2025-09-04
10 min read
How to reduce Docker image size (Especially NodeJs) by almost 92% !! from 2.03 GB to 163 MB
The problem and risks (Terminology)
Imagine you have a computer that has only 10GB of total storage and you have 5 installed games each takes 2GB, the main problem the full capacity is taken and this is hugely affecting the performance of other games, now you know one of the games can be somehow compressed or size be reduced by deleting some of it is unnecessary files and packages.

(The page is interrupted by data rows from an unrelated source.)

constexpr int F5_THREADS = 512;
constexpr int F5_IMG = 3 * 128 * 64;
constexpr int F5_M = 0;
constexpr int F5_H = F5_M + 2 * F5_IMG;
constexpr int F5_TROW = 36;
constexpr int F5_TBYTES = 128 * F5_TROW * 4;
constexpr int F5_T = F5_H + 2 * F5_IMG;
constexpr int F5_XS = F5_T + 2 * F5_TBYTES;
constexpr int F5_MK = F5_XS + 3 * 1024;
constexpr int F5_W1 = F5_MK + 2 * 512;
constexpr int F5_GXP = F5_W1 + 4096;
constexpr int F5_GXP_BYTES = 4 * 32 * 16 * 4;
constexpr int F5_TAB = F5_GXP + 2 * F5_GXP_BYTES;
constexpr int F5_KMAX = 16;
constexpr int F5_LDS_BYTES = F5_TAB + F5_KMAX * 2 * 16 * 4;
constexpr int F5_LDS_LAUNCH = F5_LDS_BYTES;
// ... 18 lines not shown
    }
}
__device__ __forceinline__ void f5_dec_sums(const DecSlotSums& D, int wg, int nwg, int t, int nthr) {
    const int total = D.nsets * D.lanes, per = (total + nwg - 1) / nwg;
    const int e1 = min(wg * per + per, total), half = nthr >> 4;
    for (int e = wg * per + (t >> 4); e < e1; e += 2 * half) {
        const bool two = e + half < e1;
        const int ea = e, eb = two ? e + half : e;
        const int sa = ea >= D.lanes ? 1 : 0, sb = eb >= D.lanes ? 1 : 0;
        const float4* const p[2] = {reinterpret_cast<const float4*>(sa ? D.parts[1] : D.parts[0]),
                                    reinterpret_cast<const float4*>(sb ? D.parts[1] : D.parts[0])};
        const int j[2] = {ea - sa * D.lanes, eb - sb * D.lanes};
        float4 s[2];
        slot_chains<2>(p, D.slots, D.lanes, j, t & 15, s);
        const float4 va = s[0], vb = s[1];
        f5_chains_add<1>(s[0], va);
        f5_chains_add<1>(s[1], vb);
        if ((t & 15) == 0) {
            slot_sum_store(reinterpret_cast<float4*>(sa ? D.grads[1] : D.grads[0]) + j[0], s[0], D.accumulate != 0);
            if (two) slot_sum_store(reinterpret_cast<float4*>(sb ? D.grads[1] : D.grads[0]) + j[1], s[1], D.accumulate != 0);
        }
    }
}

#ifdef PIML_F5_STAMPS
__device__ unsigned long long g_f5_stamps[256 * 8 * 16];
#define F5_STAMP(i)                                                        \
    do {                                                                   \
        __builtin_amdgcn_sched_barrier(0);                                 \
        {                                                                  \
            const unsigned long long t_ = __builtin_amdgcn_s_memtime();    \
            st[i] += t_ - tprev;                                           \
            tprev = t_;                                                    \
        }                                                                  \
        __builtin_amdgcn_sched_barrier(0);                                 \
    } while (0)
#else
#define F5_STAMP(i)
#endif

#define F5_BARRIER() asm volatile("s_waitcnt lgkmcnt(0)\n\ts_barrier" ::: "memory")

__device__ __forceinline__ float f5_relu(float x) { return __int_as_float(max(__float_as_int(x), 0)); }
__device__ __forceinline__ constexpr int f5_rho(int r) { return (r & 3) + 8 * (r >> 2); }

#define F5_SLOT(MF, FILL)                        \
    do {                                         \
        MF;                                      \
        __builtin_amdgcn_sched_barrier(0);       \
        FILL;                                    \
        __builtin_amdgcn_sched_barrier(0);       \
    } while (0)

The real problem that I encountered
I was working on CI/CD at my workspace using AzureDevOps and a private container registry. We encountered an issue with our front-end application: once containerized, the image size ballooned to nearly 2 GB! my co-worker notified me about this and said that it is really possible to reduce the image size to more than 50%.

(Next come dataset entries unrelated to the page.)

+            auto k_steps = [&](auto... S) { (k_step(S), ...); };
+            if (!XP_DROP(4))
+            k_steps(std::integral_constant<int, 0>{}, std::integral_constant<int, 1>{}, std::integral_constant<int, 2>{}, std::integral_constant<int, 3>{},
+                    std::integral_constant<int, 4>{}, std::integral_constant<int, 5>{}, std::integral_constant<int, 6>{}, std::integral_constant<int, 7>{},
+                    std::integral_constant<int, 8>{}, std::integral_constant<int, 9>{}, std::integral_constant<int, 10>{}, std::integral_constant<int, 11>{},
+                    std::integral_constant<int, 12>{}, std::integral_constant<int, 13>{});
+#undef STEM_RD
+            {
+                const float bch = s_k[ch0 + lr], sch = s_k[CO + ch0 + lr];
+#pragma unroll
+                for (int r = 0; r < 16; ++r) {
+                    const int p = wave * 32 + (r & 3) + 8 * (r >> 2) + 4 * lh;
+                    s_c[p * XP_CROW + lr] = stored_value<bsplit_t>(fmaf(acc[r], sch, bch));
+                }
+            }
+            lds_barrier();
+            STEM_STAMP(2);
+
+            if (ch0) {
+#pragma unroll
+                for (int e = 0; e < 12; ++e) asm volatile("" : "+v"(f[e]));
+                if (more) patch_store(f);
+            }
+            if (!XP_DROP(16) && tid < PT * PT * (X3_CO / 8)) {
+                const int v8 = tid & 3, pp = tid >> 2;
+                const int py = pp / PT, px = pp - py * PT;
+                float m[8];
+#pragma unroll
+                for (int j = 0; j < 8; ++j) m[j] = -3.0e38f;
+#pragma unroll
+                for (int dy = 0; dy < 3; ++dy) {
+                    if (cy0 + 2 * py + dy >= CONV) continue;
+#pragma unroll
+                    for (int dx = 0; dx < 3; ++dx) {
+                        if (cx0 + 2 * px + dx >= CONV) continue;
+                        float v[8];
+                        load8(s_c + ((2 * py + dy) * CT + 2 * px + dx) * XP_CROW + v8 * 8, v);
+#pragma unroll
+                        for (int j = 0; j < 8; ++j) m[j] = fmaxf(m[j], v[j]);
+                    }
+                }
+                float sc[8], sh[8];
+                load8(s_k + 2 * CO + ch0 + v8 * 8, sc); load8(s_k + 3 * CO + ch0 + v8 * 8, sh);
+#pragma unroll
+                for (int j = 0; j < 8; ++j) m[j] = fmaxf(fmaf(m[j], sc[j], sh[j]), 0.f);
+                bsplit_t* o = out + (((long long)n * POOL + PT * ty + py) * POOL + PT * tx + px) * CO + ch0 + v8 * 8;
+                if (!XP_DROP(1)) store8(o, m);
+                if (w1f) {
+                    shalf8 hi, lo;
+#pragma unroll
+                    for (int j = 0; j < 8; ++j) {
+                        const float cv = split_clamp(m[j]);
+                        hi[j] = (shalf_t)cv;
+                        lo[j] = (shalf_t)(cv - (float)hi[j]);
+                    }
+                    char* pt = smem + XP_T + (ch0 ? X3_PTILE : 0) + pp * 128 + ((v8 ^ (pp & 3)) << 5);
+                    *(shalf8*)pt = hi;
+                    *(shalf8*)(pt + 16) = lo;
+                }
+            }
+            lds_barrier();
+            STEM_STAMP(3);
+        }
+        if (!XP_DROP(32) && c1_wave) {
+            const int p = wm * 32 + lr;
+            f32x16 acc1;
+#pragma unroll
+            for (int r = 0; r < 16; ++r) acc1[r] = 0.f;
+#pragma unroll
+            for (int kc = 0; kc < 4; ++kc) {
+                const int g = (2 * kc + lh) & 3;
+                const char* pt = smem + XP_T + (kc >= 2 ? X3_PTILE : 0) + p * 128 + ((g ^ (p & 3)) << 5);
+                acc1 = mma3(wf[kc], *(const shalf8*)pt, *(const shalf8*)(pt + 16), acc1);
+            }
+            const int py = p >> 3, px = p & 7;
+            bsplit_t* o = out_h1 + (((long long)n * POOL + PT * ty + py) * POOL + PT * tx + px) * CO;
+#pragma unroll
+            for (int g = 0; g < 4; ++g) {
+                const int ch = wn * 32 + 8 * g + 4 * lh;
+                const f32x4 s4 = *(const f32x4*)(s_k + 4 * CO + ch), b4 = *(const f32x4*)(s_k + 5 * CO + ch);
+                float v[4];
+#pragma unroll
+                for (int e = 0; e < 4; ++e) v[e] = fmaf(acc1[4 * g + e], s4[e], b4[e]);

This caused two main problems:
- It consumed a large amount of space on the VM hosting our private Docker registry, and on the machine that will pull the image to deploy the app.
- It significantly increased build times in our CI process.
How to actually reduce the docker image size for a NodeJs app ?
Don't forget a .dockerignore file in your workspace !!!
You really don't want unnecessary files or directories in your image (like .node_modules, unnecessary config files, etc.) so best idea to create a .dockerignore file at the the root of project on same level of Dockerfile.
that will have something like:

Use a multi-stage build strategy in your Dockerfile
This involves defining multiple stages in your Dockerfile.
The first stage handles building the application and installing dependencies.
In the final stage, only the necessary files are copied, excluding development dependencies and build-time files. This reduces the image size and ensures that only essential components are included in the production image, improving efficiency and security.

Reduce the number of layers in your Dockerfile !
If you can combine commands or bash scripts into one line, do it! This helps minimize the number of layers in the image.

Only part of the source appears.